Thought I would add one final picture, the icing on the cake- me with the DX winning the traveling trophy, the People's Choice award for 2015 at our annual fall ride. Sent a pic to the original owner Dona, who was thrilled to see her bike being ridden and enjoyed again. Awesome grand finale to a cool story. 

(Oh yeah- Nick's Crusty Clipper came in 2nd  )

Darcie


----------



## Tim the Skid (Oct 8, 2015)

Awesome bike, great story, love the old photos! Thanks for sharing this Darcie.


----------



## RustyK (Oct 8, 2015)

Nickinator said:


> After seeing the S/N in REC's list (great job on that database REC), it does appear to have been made (at least the frame was stamped) in 1940. Must have been done right at the end of '40, beginning of '41. Question- would this year's crank be dated?
> 
> Darcie




Hey Darcie, where is this database I can't find it


----------



## Nickinator (Oct 8, 2015)

RustyK said:


> Hey Darcie, where is this database I can't find it




Don't think it's a published database Kris, I'd pm REC directly. 

Darcie


----------



## WES PINCHOT (Oct 8, 2015)

Thanks for sharing!
Its a beauty!


----------



## Dave K (Oct 8, 2015)

Amazing clean up.  Really cool bike


----------



## Larmo63 (Oct 9, 2015)

We should compare serial numbers…..I've always thought this to be a '41……I like the welded on fork safety stoppers on the frame too!


----------



## Larmo63 (Oct 9, 2015)

Schwinn DXs rule….


----------



## Nickinator (Oct 9, 2015)

Larmo63 said:


> We should compare serial numbers…..I've always thought this to be a '41……I like the welded on fork safety stoppers on the frame too!

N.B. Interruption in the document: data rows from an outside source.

template <typename F, typename A>
static int coarse_plan(const ContractForm &form, const MugiqHipTransfer *T, const MugiqHipCoarseField *coarse, const double *sigma, void *loop_d,
                       int nVec, hipStream_t stream) {
  const int NV = T->nVec;
  const TransferGeom &g = form.geom;
  const size_t pb = sizeof(void *) * (size_t)nVec;
  void *base = nullptr;
  int st = stream_scratch(&base, form.scratchBytes, stream);
  if (st) return st;
  std::vector<unsigned char> host(form.tableBytes, 0);
  const void **hc = reinterpret_cast<const void **>(host.data());
  A *hs = reinterpret_cast<A *>(host.data() + pb);
  for (int n = 0; n < nVec; n++) {
    hc[n] = coarse[n].data;
    hs[n] = static_cast<A>(1.0 / static_cast<F>(sigma[n]));
  }
  void *dev = nullptr;
  if ((st = upload_table(&dev, host.data(), form.tableBytes, stream))) return st;
  MUGIQ_REQUIRE(dev == base, "prolongateContract: scratch moved under the coarse-grid plan");
  CoarseOuterArgs<F, A> o;
  o.coarse = reinterpret_cast<const void *const *>(dev);
  o.inv_sigma = reinterpret_cast<const A *>(static_cast<unsigned char *>(dev) + pb);
  o.nVec = nVec;
  o.NV = NV;
  o.volumeCBc = g.volumeCBc;
  o.Cstride = coarse[0].stride;
  o.Cpo = coarse[0].parity_offset;
  o.C = reinterpret_cast<Cplx<A> *>(static_cast<unsigned char *>(dev) + form.tableBytes);
  const dim3 sites((unsigned)form.workgroups);
  switch (form.outerB) {
  case 1: hipLaunchKernelGGL((coarse_outer_kernel<F, A, 1>), sites, dim3(256), 0, stream, o); break;
  case 2: hipLaunchKernelGGL((coarse_outer_kernel<F, A, 2>), sites, dim3(256), 0, stream, o); break;
  case 3: hipLaunchKernelGGL((coarse_outer_kernel<F, A, 3>), sites, dim3(256), 0, stream, o); break;
  default: hipLaunchKernelGGL((coarse_outer_kernel<F, A, 4>), sites, dim3(256), 0, stream, o); break;
  }
  MUGIQ_CHECK_HIP(hipGetLastError());

  if constexpr (sizeof(A) == 8) {
    if (form.family == MUGIQ_HIP_CONTRACT_FAMILY_COARSE_MFMA) {
      CongruenceMfmaArgs<F> m;
      m.V = static_cast<const Cplx<F> *>(T->V);
      m.Vpo = T->parity_offset;
      m.Vstride = T->stride;
      set_geometry(m, g);
      m.C = reinterpret_cast<const Cplx<double> *>(o.C);
      m.loop = static_cast<Cplx<double> *>(loop_d);
      switch (NV) {
      case 8: return launch_congruence_mfma<F, 8>(form, m, stream);
      case 16: return launch_congruence_mfma<F, 16>(form, m, stream);
      case 24: return launch_congruence_mfma<F, 24>(form, m, stream);
      default: return launch_congruence_mfma<F, 32>(form, m, stream);
      }
    }
  }
  FineCongruenceArgs<F, A> a;
  a.V = static_cast<const Cplx<F> *>(T->V);
  a.Vpo = T->parity_offset;
  a.Vstride = T->stride;
  a.NV = NV;
  set_geometry(a, g);
  a.C = o.C;
  a.loop = static_cast<Cplx<A> *>(loop_d);
  switch (100 * form.JC + form.SPR + form.NH) {
#define MUGIQ_CONGRUENCE_CASE(J, S, H) \
  case 100 * J + S + H: return launch_with_lds(fine_congruence_kernel<F, A, J, S, H>, form.workgroups, form.threads, form.ldsBytes, stream, a);
    MUGIQ_CONGRUENCE_CASE(12, 64, 2) MUGIQ_CONGRUENCE_CASE(12, 32, 2) MUGIQ_CONGRUENCE_CASE(12, 64, 1) MUGIQ_CONGRUENCE_CASE(12, 32, 1)
    MUGIQ_CONGRUENCE_CASE(8, 64, 1) MUGIQ_CONGRUENCE_CASE(8, 32, 1) MUGIQ_CONGRUENCE_CASE(8, 64, 2) MUGIQ_CONGRUENCE_CASE(8, 32, 2)
    MUGIQ_CONGRUENCE_CASE(8, 64, 4) MUGIQ_CONGRUENCE_CASE(8, 32, 4)
#undef MUGIQ_CONGRUENCE_CASE
  }
  return set_error(MUGIQ_HIP_ERROR_UNSUPPORTED, "prolongateContract: no congruence kernel with %d columns, %d sites, %d chunks", form.JC, form.SPR, form.NH);
}
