struct __attribute__((aligned(4))) W4 {
    uint32_t x, y, z, w;
};

#ifndef QGCM_NT_DATA
#define QGCM_NT_DATA 0
#endif
typedef uint32_t u32x4u __attribute__((ext_vector_type(4), aligned(4)));
__device__ __forceinline__ W4 load_block(const W4 *p) {
    if constexpr ((QGCM_NT_DATA & 1) != 0) {
        const u32x4u v = __builtin_nontemporal_load(reinterpret_cast<const u32x4u *>(p));
        return W4{v.x, v.y, v.z, v.w};
    }
    return *p;
}
__device__ __forceinline__ void store_block(W4 *p, const W4 &v) {
    if constexpr ((QGCM_NT_DATA & 2) != 0) {
        __builtin_nontemporal_store(u32x4u{v.x, v.y, v.z, v.w}, reinterpret_cast<u32x4u *>(p));
        return;
    }
    *p = v;
}

__device__ __forceinline__ uint32_t perm(uint32_t s0, uint32_t s1, uint32_t sel) {
// ... 135 lines not shown
    const uint32_t x = lo ^ c.x3;
    const uint32_t t0 = c.K0 ^ rot16(lds32(((x << 8) | t.lb) + kB + 128u));
    s0 = c.U0 ^ t.t0(t0, 0);
    s1 = c.U1 ^ rot16(t.t1(t0, 3));
    s2 = c.U2 ^ rot16(t.t0(t0, 2));
    s3 = c.U3 ^ t.t1(t0, 1);
#pragma unroll
    for (int r = 3; r < 14; ++r) round_full(s0, s1, s2, s3, k, r, t);
    round_last(s0, s1, s2, s3, k, t);
}
__device__ __forceinline__ void ctr_block(const Ctr &c, uint32_t lo, const Keys &k, uint32_t lb, uint32_t &s0,
                                          uint32_t &s1, uint32_t &s2, uint32_t &s3) {
    ctr_block_t<TT0, 0>(c, lo, k, TT0{lb, 0}, s0, s1, s2, s3);
}

template <bool kFence>
__device__ __forceinline__ void ghash_mul(uint32_t &y0, uint32_t &y1, uint32_t &y2, uint32_t &y3, uint32_t gb);

struct Tab2 {
    Keys kk;
    TT<0, true> t;
    __device__ __forceinline__ void setup(Ctr &c, uint32_t n0, uint32_t n1, uint32_t n2, uint32_t hi) const {
        ctr_setup(c, n0, n1, n2, hi, kk, t);
    }
    __device__ __forceinline__ void block(const Ctr &c, uint32_t lo, uint32_t &k0, uint32_t &k1, uint32_t &k2,
                                          uint32_t &k3) const {
        ctr_block_t<TT<0, true>, 0>(c, lo, kk, t, k0, k1, k2, k3);
    }
    __device__ __forceinline__ void ghash(uint32_t &y0, uint32_t &y1, uint32_t &y2, uint32_t &y3, uint32_t gb) const {
        ghash_mul<true>(y0, y1, y2, y3, gb);
    }
};

constexpr uint32_t kG5Windows = 26;
constexpr uint32_t kG5Bytes = kG5Windows * 512;

template <int kI>
__device__ __forceinline__ uint32_t g5_addr(const uint32_t (&y)[4], uint32_t mf8) {
    constexpr int p = 5 * kI, w = p >> 5, o = p & 31;
    uint32_t x;
    if constexpr (o > 27 && w < 3)
        x = __builtin_amdgcn_alignbit(y[w + 1], y[w], o - 3);
    else if constexpr (o > 3)
        x = y[w] >> (o - 3);
    else if constexpr (o < 3)
        x = y[w] << (3 - o);
    else
        x = y[w];
    return x & mf8;
}

template <int kLo, int kHi>
__device__ __forceinline__ void g5_chunk(const uint32_t (&y)[4], uint32_t mf8, uint32_t &a0, uint32_t &a1,
                                         uint32_t &a2, uint32_t &a3) {
    if constexpr (kLo < kHi) {
        if constexpr (QGCM_GH_PRIO > 0) __builtin_amdgcn_s_setprio(QGCM_GH_PRIO);
        const uint32_t x = g5_addr<kLo>(y, mf8);
        const u32x2 h0 = lds64(x + kLo * 512u), h1 = lds64(x + kLo * 512u + 256u);
        if constexpr (kLo + 1 < kHi) {
            const uint32_t x2 = g5_addr<kLo + 1>(y, mf8);
            const u32x2 l0 = lds64(x2 + (kLo + 1) * 512u), l1 = lds64(x2 + (kLo + 1) * 512u + 256u);
            if constexpr (QGCM_GH_PRIO > 0) __builtin_amdgcn_s_setprio(0);
            a0 = xor3(a0, h0.x, l0.x);
            a1 = xor3(a1, h0.y, l0.y);
            a2 = xor3(a2, h1.x, l1.x);
            a3 = xor3(a3, h1.y, l1.y);
            g5_chunk<kLo + 2, kHi>(y, mf8, a0, a1, a2, a3);
        } else {
            if constexpr (QGCM_GH_PRIO > 0) __builtin_amdgcn_s_setprio(0);
            a0 ^= h0.x;
            a1 ^= h0.y;
            a2 ^= h1.x;
            a3 ^= h1.y;
        }
    }
}

__device__ __forceinline__ void ghash_mul5(uint32_t &y0, uint32_t &y1, uint32_t &y2, uint32_t &y3, uint32_t mf8) {
    const uint32_t y[4] = {y0, y1, y2, y3};
    uint32_t a0 = 0, a1 = 0, a2 = 0, a3 = 0;
    g5_chunk<0, 7>(y, mf8, a0, a1, a2, a3);
    asm volatile("" : "+v"(a0), "+v"(a1), "+v"(a2), "+v"(a3)::"memory");
    g5_chunk<7, 13>(y, mf8, a0, a1, a2, a3);
    asm volatile("" : "+v"(a0), "+v"(a1), "+v"(a2), "+v"(a3)::"memory");
    g5_chunk<13, 20>(y, mf8, a0, a1, a2, a3);
    asm volatile("" : "+v"(a0), "+v"(a1), "+v"(a2), "+v"(a3)::"memory");
    g5_chunk<20, 26>(y, mf8, a0, a1, a2, a3);
    y0 = a0;
    y1 = a1;
    y2 = a2;
    y3 = a3;
}
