__global__ __launch_bounds__(kRedVecThreads) void reduce_splits_vec_kernel(const float* __restrict__ ws, int64_t stride,
                                                                          int nsplit, float* __restrict__ out, int64_t count,
                                                                          const float* __restrict__ ws2, int64_t stride2,
                                                                          float* __restrict__ out2, int64_t count2,
                                                                          int accumulate) {
    int64_t q = (int64_t)blockIdx.x * kRedVecThreads + threadIdx.x;
    const int64_t first = (count / 4 + kRedVecThreads - 1) / kRedVecThreads * kRedVecThreads;
    if (q >= first) {
        q -= first;
        ws = ws2;
        stride = stride2;
        out = out2;
        count = count2;
    }
    if (q * 4 >= count) return;
    const float4* p = reinterpret_cast<const float4*>(ws) + q;
    const int64_t st4 = stride / 4;
    float4 acc = make_float4(0.f, 0.f, 0.f, 0.f);
// ... 43 lines not shown
    return VQCPC_OK;
}

constexpr int kRedMany = 32;
struct RedManyArgs {
    const float* ws[kRedMany];
    float* out[kRedMany];
    int stride[kRedMany], nsplit[kRedMany], count[kRedMany];
    int blk_begin[kRedMany + 1];
    int n, accumulate;
};

__global__ __launch_bounds__(kRedCols * kRedGroups) void reduce_many_kernel(const RedManyArgs g) {
    __shared__ float part[kRedGroups][kRedCols];
    const int b = (int)blockIdx.x;
    int p = 0;
    for (int i = 1; i < g.n; ++i) p += (b >= g.blk_begin[i]) ? 1 : 0;
    p = __builtin_amdgcn_readfirstlane(p);
    const float* __restrict__ ws = g.ws[p];
    const int64_t stride = g.stride[p];
    const int nsplit = g.nsplit[p], count = g.count[p];
    const int tx = threadIdx.x % kRedCols, ty = threadIdx.x / kRedCols;
    const int col = (b - g.blk_begin[p]) * kRedCols + tx;
    float acc = 0.0f;
    if (col < count) {
        int s = ty;
        for (; s + 3 * kRedGroups < nsplit; s += 4 * kRedGroups) {
            const float a = ws[(int64_t)s * stride + col];
            const float b2 = ws[(int64_t)(s + kRedGroups) * stride + col];
            const float c = ws[(int64_t)(s + 2 * kRedGroups) * stride + col];
            const float d = ws[(int64_t)(s + 3 * kRedGroups) * stride + col];
            acc = ((acc + a) + b2) + (c + d);
        }
        for (; s < nsplit; s += kRedGroups) acc += ws[(int64_t)s * stride + col];
    }
    part[ty][tx] = acc;
    __syncthreads();
    if (ty == 0 && col < count) {
        float* out = g.out[p];
        float tot = g.accumulate ? out[col] : 0.0f;
#pragma unroll
        for (int q = 0; q < kRedGroups; ++q) tot += part[q][tx];
        out[col] = tot;
    }
}

__global__ __launch_bounds__(kRedVecThreads) void reduce_many_vec_kernel(const RedManyArgs g) {
    const int b = (int)blockIdx.x;
    int p = 0;
    for (int i = 1; i < g.n; ++i) p += (b >= g.blk_begin[i]) ? 1 : 0;
    p = __builtin_amdgcn_readfirstlane(p);
    const int64_t q = (int64_t)(b - g.blk_begin[p]) * kRedVecThreads + threadIdx.x;
    if (q * 4 >= g.count[p]) return;
    const float4* ptr = reinterpret_cast<const float4*>(g.ws[p]) + q;
    const int64_t st4 = g.stride[p] / 4;
    const int nsplit = g.nsplit[p];
    float4 acc = make_float4(0.f, 0.f, 0.f, 0.f);
#define RV_ADD(X, Y) make_float4(X.x + Y.x, X.y + Y.y, X.z + Y.z, X.w + Y.w)
    int s = 0;
// ... 1 lines not shown
        const float4 v0 = ptr[(s + 0) * st4], v1 = ptr[(s + 1) * st4], v2 = ptr[(s + 2) * st4], v3 = ptr[(s + 3) * st4];
        const float4 v4 = ptr[(s + 4) * st4], v5 = ptr[(s + 5) * st4], v6 = ptr[(s + 6) * st4], v7 = ptr[(s + 7) * st4];
        const float4 a = RV_ADD(v0, v1), bb = RV_ADD(v2, v3), c = RV_ADD(v4, v5), d = RV_ADD(v6, v7);
        const float4 ab = RV_ADD(a, bb), cd = RV_ADD(c, d);
        const float4 t = RV_ADD(ab, cd);
        acc = RV_ADD(acc, t);
    }
    for (; s < nsplit; ++s) {
        const float4 v = ptr[s * st4];
        acc = RV_ADD(acc, v);
    }
    float4* o = reinterpret_cast<float4*>(g.out[p]) + q;
    if (g.accumulate) {
        const float4 prev = *o;
        acc = RV_ADD(prev, acc);
    }
#undef RV_ADD
    *o = acc;
}

int launch_reduce_splits(const float* ws, int64_t stride, int nsplit, float* out, int64_t count, int accumulate,
                         hipStream_t stream) {
    return launch_reduce_splits2(ws, stride, nsplit, out, count, nullptr, 0, nullptr, 0, accumulate, stream);
}

__global__ __launch_bounds__(256) void dropout_mask_kernel(float* mask, int64_t n, uint32_t thr, uint64_t seed) {
    int64_t i = (int64_t)blockIdx.x * blockDim.x + threadIdx.x;
    const int64_t step = (int64_t)gridDim.x * blockDim.x;
    for (; i < n; i += step) mask[i] = (thr == 0 || rng_u24(seed, (uint64_t)i) >= thr) ? 1.0f : 0.0f;
}

__global__ __launch_bounds__(256) void transpose_kernel(const float* __restrict__ in, float* __restrict__ out, int R,
                                                        int C) {
    __shared__ float tile[32][33];
    const int tx = threadIdx.x & 31, ty = threadIdx.x >> 5;
    const int c0 = blockIdx.x * 32, r0 = blockIdx.y * 32;
#pragma unroll
    for (int k = 0; k < 4; ++k) {
        int r = r0 + ty + k * 8, c = c0 + tx;
        if (r < R && c < C) tile[ty + k * 8][tx] = in[(int64_t)r * C + c];
    }
    __syncthreads();
#pragma unroll
    for (int k = 0; k < 4; ++k) {
        int c = c0 + ty + k * 8, r = r0 + tx;
        if (r < R && c < C) out[(int64_t)c * R + r] = tile[tx][ty + k * 8];
// ... 535 lines not shown
            if (dup) break;
            g.ws[c] = (const float*)ws[i];
            g.out[c] = (float*)out[i];
            g.stride[c] = (int)stride[i];
            g.nsplit[c] = nsplit[i];
            g.count[c] = (int)count[i];
            g.blk_begin[c] = rb;
            rb += (int)ceil_div(count[i] / 4, (int64_t)kRedVecThreads);
            ++c;
            ++i;
        }
        for (int j = c; j <= kRedMany; ++j) g.blk_begin[j] = rb;
        for (int j = c; j < kRedMany; ++j) {
            g.ws[j] = nullptr; g.out[j] = nullptr; g.stride[j] = g.nsplit[j] = g.count[j] = 0;
        }
        g.n = c;
        g.accumulate = accumulate;
        hipLaunchKernelGGL(reduce_many_vec_kernel, dim3((unsigned)rb), dim3(kRedVecThreads), 0, s, g);
        VQ_CHECK_LAUNCH("reduce_grouped_vec");
    }
    return VQCPC_OK;
}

I noted our S/N in the first post, and according to the S/N info REC has complied, our S/N appears to be a very late 40- if I remember correctly there were just a couple 40's with a bit higher #s. This one obviously got some '41 parts- I know Schwinn wasn't waiting till the stroke of midnight Dec 31st to start using them lol  

What is your S/N?

Darcie


----------



## Obi-Wan Schwinnobi (Oct 9, 2015)

Larmo63 said:


> We should compare serial numbers…..I've always thought this to be a '41……I like the welded on fork safety stoppers on the frame too!



Yeah yours is 1941...

Sent from my SM-G920V using Tapatalk


----------



## dave429 (Nov 5, 2015)

Glad you were able to give it a good home! Thanks for the great story and for sharing your find!


----------



## Larmo63 (Nov 14, 2015)

Sorry Darcie, I just saw this….

My serial # Is G70160

Oh, I just installed a Whizzer spring in the springer. WAY better!!!!


----------



## Nickinator (Nov 27, 2015)

Larmo63 said:


> Sorry Darcie, I just saw this….
> 
> My serial # Is G70160
> 
> Oh, I just installed a Whizzer spring in the springer. WAY better!!!!




Great idea, ours could use that too!

Darcie


----------